Foley is an old Irish surname about which some confusion has arisen because there is an important family of Worcestershire called Foley, which is usually regarded as English, though Bardsley thinks it was originally Irish. for example it is the arms of this English family which are often erroneously ascribed to Gaelic Foleys. In this article these English Foleys can be disregarded, though it is not unlikely that a few of them came to Ireland at various times as settlers. The Irish Foleys are very numerous and this name is among the sixty most common in Ireland with an estimated population of about ten thousand souls. Most of these are found in the original habitat of the sept, viz. Co. Waterford, and they have spread across the southern part of the country to Counties Cork and Kerry. The name is presumably derived from the Irish word foghladha meaning a plunderer, and is written O foghladha, being anglicized more phonetically than the usual Foley as Fowloo in some places in Co. Waterford, and sometimes grotesquely as Fowler. The name is never seen with its prefix O nowadays. The surname MacSharry has been anglicized Foley in some parts of Ulster in the mistake belief that it is derived from the word searrach - a foal. John Henry Foley (1818-1874), sculptor, many of whose statues adorn the streets and squares of Dublin, attained international fame in this sphere; his brother Edward Foley (1814-1874) was also a talented sculptor. Rev. Daniel Foley (1815-1874), of Dublin University, compiled and published an Irish Dictionary . Samuel Foley (1655-1695) was another prominent Protestant ecclesiastic. The Catholic church has an eminent bearer of the name in Maoliosa O'Foley, Archbishop of Cashel, who died in 1131. In modern times Alan James Foley (1835-1897) made a name as a singer under the pseudonym of Signor Foli.
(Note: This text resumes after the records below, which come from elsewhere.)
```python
_SIGS = {
    "crd_conv_igemm": "pp", "crd_conv_igemm_route": "ppi", "crd_gn_conv": "ppp", "crd_gn_conv2": "ppppp", "crd_gn_bwd_conv": "ppp", "crd_pw_narrow_supported": "iii", "crd_tune_pw_narrow": "i", "crd_conv3x3_fp8": "ppfp", "crd_amax_bf16": "pliiipp", "crd_quant_fp8": "pliiipiifp",
    "crd_weight_quant_fp8": "piiiippp", "crd_conv3x3_fp8_dgrad": "pppp", "crd_gn_bwd_apply_fp8": "piiipiiiiiipippipppppiipiippp",
    "crd_fp8_scale_update": "ppifip", "crd_quant_fp8_dev": "pliiipiipp", "crd_tune_conv3x3_small_grid": "i", "crd_tune_igemm_reg_epilogue": "i", "crd_conv_wgrad": "pp", "crd_conv_wgrad_splits": "p", "crd_conv_wgrad_route": "ppi", "crd_wgrad_group_build": "piplp", "crd_conv_wgrad_grouped": "ppp",
    "crd_gn_stats": "piiiiiippp", "crd_gn_apply": "piiiiiipippipPiiip".replace("P", "p"),
    "crd_gn_bwd_reduce": "piiipiiiiiipippippplp", "crd_gn_bwd_apply": "piiipiiiiiipippipppppiiiipipp",
    "crd_gn_launch_shape": "iiiippp",
    "crd_dwconv3x3": "piiiippipppippppppp", "crd_dwconv3x3_wgrad": "ppiiiipipippp",
    "crd_attn_scores": "ppiiiiifppp", "crd_attn_scores_fp8": "ppiiiiffppp", "crd_attn_fwd": "ppiiiiifpppppppppp", "crd_attn_xbar": "ppppiiipp", "crd_attn_xbar_proj": "pppppiiippp", "crd_attn_vec_bwd": "ppiiifppp", "crd_attn_out_residual": "pppppiiipp", "crd_attn_out_residual_stats": "pppppiiippp",
    "crd_attn_out_bwd": "ppppiiipppp", "crd_attn_out_bwd_blocks": "iii", "crd_attn_out_bwd_gn": "ppppiiippppppppppp", "crd_attn_scores_bwd": "ppppiiiiifpppp", "crd_attn_bwd": "ppppiiiiifpppppifppp", "crd_attn_scores_bwd_partials": "iiiii", "crd_sum_partials_bf16": "pilplp", "crd_gsum_to_bf16": "pplp",
    "crd_attn_bwd_fused_supported": "iiiii", "crd_attn_bwd_fused": "ppppppp" "iiiii" "f" "ppppp" "ppppppp" "p", "crd_attn_dk_fold": "pilpl" "pp" "iii" "f" "pp" "p",
    "crd_bicubic2x": "piiiiiipiip", "crd_bicubic2x_fp8": "piiiiiipiifpiip", "crd_gn_apply_fp8": "piiiiiipippippiifpiip", "crd_bicubic2x_bwd": "piiiiiipiiip",
    "crd_input_grad": "ppppiiiiiipp",
    "crd_nchw_to_pm": "piiiipiiip", "crd_pm_to_nchw": "piiiiiiipp", "crd_seg_argmax": "piiiiipiiip", "crd_scale_f32": "pplfp",
    "crd_slice_copy": "piipiiliip", "crd_f32_to_bf16_rows": "pipiiliplpiip", "crd_dropout_masks": "ppiiLpp", "crd_sigmoid_bwd": "pplp", "crd_head_conv2_fwd": "pppiiippiip", "crd_head_conv2_bwd": "ppiippiiippip", "crd_head_conv2_bwd_data": "ppiippiiipp", "crd_head_conv2_wgrad": "ppiipiiipip",
    "crd_weight_pack": "pilp", "crd_wgrad_unpack": "pilip",
    "crd_assemble_input": "pppiiifpp", "crd_gt_pyramid": "piiifppppp",
    "crd_augment_draw": "ppiiiiifffffffiLLp", "crd_augment_lut": "piipp", "crd_augment_assemble": "pppppppiiiiifppppp",
    "crd_augment_gather": "ppppiiiiiippppp", "crd_gt_pyramid_from_full": "piiipppp",
    "crd_radar_project": "pppiipppipiiiffpppppppp", "crd_radar_rasterize": "ppppppppiipiiiiiplppp",
    "crd_lidar_project": "pppiippppippipppipiiiffLLpppppppppp", "crd_lidar_ground_truth": "pppppppppiipiiiiipppipLplpppp",
    "crd_depth_unproject": "piiiiipipiiLLLipppppp", "crd_point_cloud": "piiiiipipiiLLLipppipplpppppp",
    "crd_bev_grid": "ppppiiipiLLLiiLLiiiplppppppp",
    "crd_occupancy_update": "pppiiipipipiiiiLiLLLLiiiiiipppppplpppppp",
    "crd_distance_field": "piiiiiippplppppp", "crd_field_paths": "pppiipLpppiiiiiippppppp",
    "crd_nav_field": "piiippipLiiipppp", "crd_nav_paths": "ppiipLppiiipppppp",
    "crd_map_objects": "piiiiiiipLplpppppp",
    "crd_track_objects": "pppp" "iiiii" "LLLL" "ii" "ppppppppp" "p",
    "crd_match_scan": "ppp" "iii" "pipi" "iii" "LLLL" "i" "ppp" "ii" "p" "il" "pl" "ppppppp" "p",
    "crd_plan_rollouts": "pppp" "iiii" "pLpp" "iiii" "ppp" "iii" "LL" "pLL" "iiiii" "pl" "pppp" "ppppp" "p" "p",
    "crd_viz_range": "piiiiipplpp", "crd_viz_draw": "piiiippffipiiffipllp", "crd_seg_labels": "piiiipp",
    "crd_camera_frontend": "piiiilliiippip",
    "crd_resize_nearest_u8":"piiiipiip", "crd_resize_labels_nearest": "piiiipiip", "crd_seg_confusion": "ppiilppp",
    "crd_masked_l1_fwd": "pplpp", "crd_test_metrics": "ppilffpp", "crd_depth_eval": "ppilfffipp", "crd_masked_l1_bwd": "pplppfpp", "crd_ce_fwd": "ppiilpp",
    "crd_ce_focal_bwd": "ppiilppfpp",
    "crd_masked_dist_fwd": "pplpp", "crd_masked_dist_bwd": "pplppfipp", "crd_masked_berhu_max": "pplppp",
    "crd_masked_berhu": "pplppLppfpp", "crd_smoothness_fwd": "ppiiiipp", "crd_smoothness_bwd": "ppiiiippfpp",
    "crd_diffgradnorm_norm": "pp", "crd_diffgradnorm_commit": "pp", "crd_diffgradnorm_step": "pp",
    "crd_mlp_fused_supported": "iiii", "crd_mlp_fwd": "pp", "crd_mlp_reduce": "pipppiiipppp",
    "crd_nonfinite_status": "ip", "crd_nonfinite_capture": "pp",
    "crd_swap_f32": "pplp",
# ... 35 lines not shown
        v = torch.full_like(v, float("nan"))
    return v


def f64_bits(x):
    return struct.unpack("<Q", struct.pack("<d", float(x)))[0]


def check(rc, what=""):
    if rc != 0:
        msg = load().crd_last_error().decode()
        raise CrdError(f"{what} failed with status {rc}: {msg}")


def conv_route(desc):
    buf = C.create_string_buffer(96)
    check(load().crd_conv_igemm_route(C.byref(desc), buf, len(buf)), "crd_conv_igemm_route")
    return buf.value.decode()


def wgrad_route(desc):
    buf = C.create_string_buffer(96)
    check(load().crd_conv_wgrad_route(C.byref(desc), buf, len(buf)), "crd_conv_wgrad_route")
    return buf.value.decode()


def gn_launch_shape(P, Cn, B, kind):
    out = (C.c_int32 * 3)()
    ptr = [C.cast(C.byref(out, 4 * i), C.c_void_p) for i in range(3)]
    check(load().crd_gn_launch_shape(P, Cn, B, kind, *ptr), "crd_gn_launch_shape")
    return out[0], out[1], out[2]


def stream():
    return C.c_void_p(torch.cuda.current_stream().cuda_stream)


def ptr(t):
    return None if t is None else C.c_void_p(t.data_ptr())
```

include/camradepth_hip.h:

```cpp
#ifndef CAMRADEPTH_HIP_H
#define CAMRADEPTH_HIP_H

#include <stdint.h>

#ifdef __cplusplus
extern "C" {
#endif

typedef void* crd_stream_t;

#define CRD_OK 0
#define CRD_E_INVALID (-1)
#define CRD_E_UNSUPPORTED (-2)
#define CRD_E_LAUNCH (-3)

typedef int64_t crd_sum_t;
#define CRD_STAT_FRAC_BITS 20
#define CRD_GRAD_FRAC_BITS 44
int crd_nonfinite_status(int32_t reset, crd_stream_t stream);
int crd_nonfinite_capture(int32_t* window_flag, crd_stream_t stream);

const char* crd_last_error(void);
#define CRD_ABI_VERSION 13
int crd_version(void);
// ... 105 lines not shown
  int32_t n_problems;
  int32_t n_items[4];
  int32_t item_offset[4];
  int64_t bytes;
} crd_wgrad_group_info;
int crd_wgrad_group_build(const crd_wgrad_desc* descs, int32_t n, void* host_table, int64_t capacity,
                          crd_wgrad_group_info* info);
int crd_conv_wgrad_grouped(const void* dev_table, const crd_wgrad_group_info* info, crd_stream_t stream);

int crd_gn_stats(const void* x, int32_t x_f32, int32_t x_ld, int32_t x_coff, int32_t B, int32_t P, int32_t C,
                 crd_sum_t* stats, crd_sum_t* chan_sums, crd_stream_t stream);

int crd_gn_apply(const void* x, int32_t x_f32, int32_t x_ld, int32_t x_coff, int32_t B, int32_t P, int32_t C,
                 const crd_sum_t* stats, int32_t gmul, const float* gamma, const float* beta, int32_t act,
                 const float* mask, void* y, int32_t y_f32, int32_t y_ld, int32_t y_coff, crd_stream_t stream);

int crd_gn_bwd_reduce(const void* x, int32_t x_f32, int32_t x_ld, int32_t x_coff, const void* dy, int32_t dy_f32,
                      int32_t dy_ld, int32_t dy_coff, int32_t B, int32_t P, int32_t C, const crd_sum_t* stats,
                      int32_t gmul, const float* gamma, const float* beta, int32_t act, const float* mask,
                      crd_sum_t* r, float* scratch, int64_t scratch_capacity, crd_stream_t stream);
int crd_gn_bwd_apply(const void* x, int32_t x_f32, int32_t x_ld, int32_t x_coff, const void* dy, int32_t dy_f32,
                     int32_t dy_ld, int32_t dy_coff, int32_t B, int32_t P, int32_t C, const crd_sum_t* stats,
                     int32_t gmul, const float* gamma, const float* beta, int32_t act, const float* mask,
                     const crd_sum_t* r, float* dgamma, float* dbeta, void* dx, int32_t dx_f32, int32_t dx_ld,
                     int32_t dx_coff, int32_t dx_accumulate, void* dx2, int32_t dx2_ld, const float* scale2,
                     crd_stream_t stream);
int crd_gn_launch_shape(int32_t P, int32_t C, int32_t B, int32_t kind, int32_t* nblk, int32_t* chunk, int32_t* batch_pixels);


int crd_dwconv3x3(const void* x, int32_t B, int32_t H, int32_t W, int32_t C, const float* w9, const float* bias,
                  int32_t flip, void* y, crd_sum_t* stats, const crd_sum_t* in_stats, int32_t in_gmul, const float* in_gamma,
                  const float* in_beta, const void* red_x, const crd_sum_t* red_stats, const float* red_gamma, crd_sum_t* red_r,
                  crd_stream_t stream);
int crd_dwconv3x3_wgrad(const void* x, const void* dy, int32_t B, int32_t H, int32_t W, int32_t C, crd_sum_t* dw10,
                        int32_t replicas, const crd_sum_t* in_stats, int32_t in_gmul, const float* in_gamma,
                        const float* in_beta, crd_stream_t stream);

typedef struct {
  const float* x1; const crd_sum_t* x1_stats; const float* norm_gamma; const float* norm_beta;
  const void* w_fc1; const float* b_fc1; const float* norm1_gamma; const float* norm1_beta;
  const float* w9; const float* b_dw; const float* norm2_gamma; const float* norm2_beta;
  const void* w_fc2;
  void* xn; void* h1; void* h2; void* h3;
  crd_sum_t* h1_stats; crd_sum_t* h2_stats;
  float* fc2_partials;
  int32_t B, H, W, C, hidden;
} crd_mlp_desc;
int crd_mlp_fused_supported(int32_t H, int32_t W, int32_t C, int32_t hidden);
int crd_mlp_fwd(const crd_mlp_desc* d, crd_stream_t stream);
int crd_mlp_reduce(const float* fc2_partials, int32_t slabs, const float* x1, const float* b_fc2, const float* dp, int32_t B,
                   int32_t N, int32_t C, float* x2, crd_sum_t* stats, crd_sum_t* chan_sums, crd_stream_t stream);

int crd_attn_scores(const void* q, const void* k, int32_t B, int32_t N, int32_t M, int32_t heads, int32_t d,
                    float scale, float* S, int16_t* idx, crd_stream_t stream);
int crd_attn_scores_fp8(const void* q8, const void* k8, int32_t B, int32_t N, int32_t M, int32_t heads, float qk_scale, float scale,
                        float* ssum, int16_t* idx, crd_stream_t stream);
int crd_attn_fwd(const void* q, const void* k, int32_t B, int32_t N, int32_t M, int32_t heads, int32_t d, float scale,
                 float* S, int16_t* idx, const crd_sum_t* chan_sums, const crd_sum_t* stats, const float* gamma, const float* beta,
                 const void* w_fwd, void* xbar, float* u, crd_stream_t stream);
int crd_attn_xbar(const crd_sum_t* chan_sums, const crd_sum_t* stats, const float* gamma, const float* beta, int32_t B,
                  int32_t N, int32_t C, void* xbar, crd_stream_t stream);
int crd_attn_xbar_proj(const crd_sum_t* chan_sums, const crd_sum_t* stats, const float* gamma, const float* beta, const void* w_fwd,
                       int32_t B, int32_t N, int32_t C, void* xbar, float* u, crd_stream_t stream);
int crd_attn_vec_bwd(const crd_sum_t* t, const void* w_dgrad, int32_t B, int32_t C, int32_t Cpad, float inv_n, void* tb, float* es,
                     crd_stream_t stream);
int crd_attn_out_residual(const float* x, const float* u, const float* S, const float* bp, const float* dp,
// ... 276 lines not shown
```

Before: 477.3 images/s.

## Rewrite depthwise 3x3 conv as register row-streaming kernel with DPP neighbor exchange

Replaces the LDS-tiled depthwise conv with a kernel in which each wave owns 32 channels by 16 columns and streams down a band of rows. Rows are prefetched into a register ring, and horizontal neighbors come from DPP row shifts instead of shared memory. Statistics and the reduction side outputs are reduced with shuffles, with no block barriers. Band height is picked adaptively to fill the GPU. The aim is to drop LDS traffic, syncthreads and halo reloads, at the cost of two halo columns of redundant lanes per 16 and higher register pressure.

Result: no change. 481.6 images/s (median of 6 runs) (+0.9%).

```diff
diff --git a/camradepth_amd/csrc/dwconv_partition.h b/camradepth_amd/csrc/dwconv_partition.h
--- /dev/null
+++ b/camradepth_amd/csrc/dwconv_partition.h
@@ -0,0 +1,24 @@
+#pragma once
+#include <stdint.h>
+
+constexpr int DW_COLS = 14;
+constexpr int DW_CH = 128;
+constexpr int DW_BAND_MAX = 16;
+constexpr int DW_FILL = 256;
+
+struct DwPartition { int32_t band, bands, groups, windows; };
+enum { DW_PART_OK = 0, DW_PART_BAD_SHAPE = 1, DW_PART_OFFSETS = 2, DW_PART_GRID = 3, DW_PART_BAD_BAND = 4 };
+
+static inline int dw_partition(int64_t B, int64_t H, int64_t W, int64_t C, int forced, DwPartition* p) {
+  if (B < 1 || H < 1 || W < 1 || C < 16 || C % 16 != 0) return DW_PART_BAD_SHAPE;
+  if (forced != 0 && forced != 2 && forced != 4 && forced != 8 && forced != 16) return DW_PART_BAD_BAND;
+  if (H > INT32_MAX || W > INT32_MAX || C > INT32_MAX || H * W > INT32_MAX || H * W * C > INT32_MAX) return DW_PART_OFFSETS;
+  const int64_t groups = (W + DW_COLS - 1) / DW_COLS, windows = (C + DW_CH - 1) / DW_CH;
+  int band = forced ? forced : DW_BAND_MAX;
+  if (!forced)
+    while (band > 2 && ((H + band - 1) / band) * groups * windows * B < DW_FILL) band >>= 1;
+  const int64_t bands = (H + band - 1) / band;
+  if (groups * bands > INT32_MAX || windows > 65535 || B > 65535) return DW_PART_GRID;
+  p->band = band; p->bands = (int32_t)bands; p->groups = (int32_t)groups; p->windows = (int32_t)windows;
+  return DW_PART_OK;
+}
diff --git a/camradepth_amd/csrc/encoder_ops.hip b/camradepth_amd/csrc/encoder_ops.hip
--- a/camradepth_amd/csrc/encoder_ops.hip
+++ b/camradepth_amd/csrc/encoder_ops.hip
@@ -1,5 +1,6 @@
 #include <stdlib.h>
 #include "common.h"
+#include "dwconv_partition.h"
 
 namespace {
 
@@ -41,166 +42,178 @@
   crd_sum_t* r;
 };
 
-template <bool FLIP, bool STATS, int TW>
-__global__ __launch_bounds__(TPB) void k_dwconv(const bf16_t* x, int H, int W, int C, const float* w9, const float* bias,
-                                                bf16_t* y, crd_sum_t* stats, int tiles_x, InNorm inn, RedOut red) {
-  constexpr int HWD = TW + 2;
-  constexpr int HPX = (DTH + 2) * HWD;
-  constexpr int RSPLIT = 32 / TW;
-  constexpr int ROWS = DTH / RSPLIT;
-  __shared__ __attribute__((aligned(16))) uint4 sh[HPX * 8];
-  __shared__ float sred[4][16];
+typedef __attribute__((ext_vector_type(2))) float f32x2;
+template <int CTRL>
+__device__ __forceinline__ float dpp_row(float v) {
+  return __int_as_float(__builtin_amdgcn_update_dpp(0, __float_as_int(v), CTRL, 0xf, 0xf, true));
+}
+
+#ifndef CRD_DW_RING
+#define CRD_DW_RING 6
+#endif
+template <bool STATS, bool INNORM, bool RED>
+__global__ __launch_bounds__(TPB, 2) void k_dwconv_rows(const bf16_t* x, int H, int W, int C, const float* w9, const float* bias, int flip,
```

Source: Edward MacLysaght, Irish Families, Dublin, 1991, page 89.

Foley Family History shows a nice crest associated with the Irish Ó Foghladha (Ó Foghlú in modern Irish spelling). Extract....

"Ó Foghladha, litriú nua Ó Foghlú- anglicised as Foley, O'Foley. The root word is personal name Foghlaidh, which Woulfe writes in 'Sloinnte Gaedheal is Gall' (1923) means 'plunderer', although this is conjectural. Mac Searraigh- anglicised McSharry, Sharry, Sherry and by mis-translation as Foley, from searrach, 'a foal'. The surname Ó Foghladha was originally of Co Waterford, but has spread through Munster and parts of Leinster. A 12th century Bishop of Cashel in Co Tipperary was Máel Íosa Ó Foghladha. Mac Searraigh was a surname of counties Leitrim, Cavan and Sligo, and later of Donegal and Armagh. Foley is also the name of an important family of Worcestershire; and although it is possible English officials or settlers of this name arrived in Ireland during the 17th century, the numerous Irish Foleys would be, by far, the majority. MacLysaght comments on this, and on the tendency to incorrectly ascribe to Irish Foleys the arms of the English family ('Irish Families', 1985)."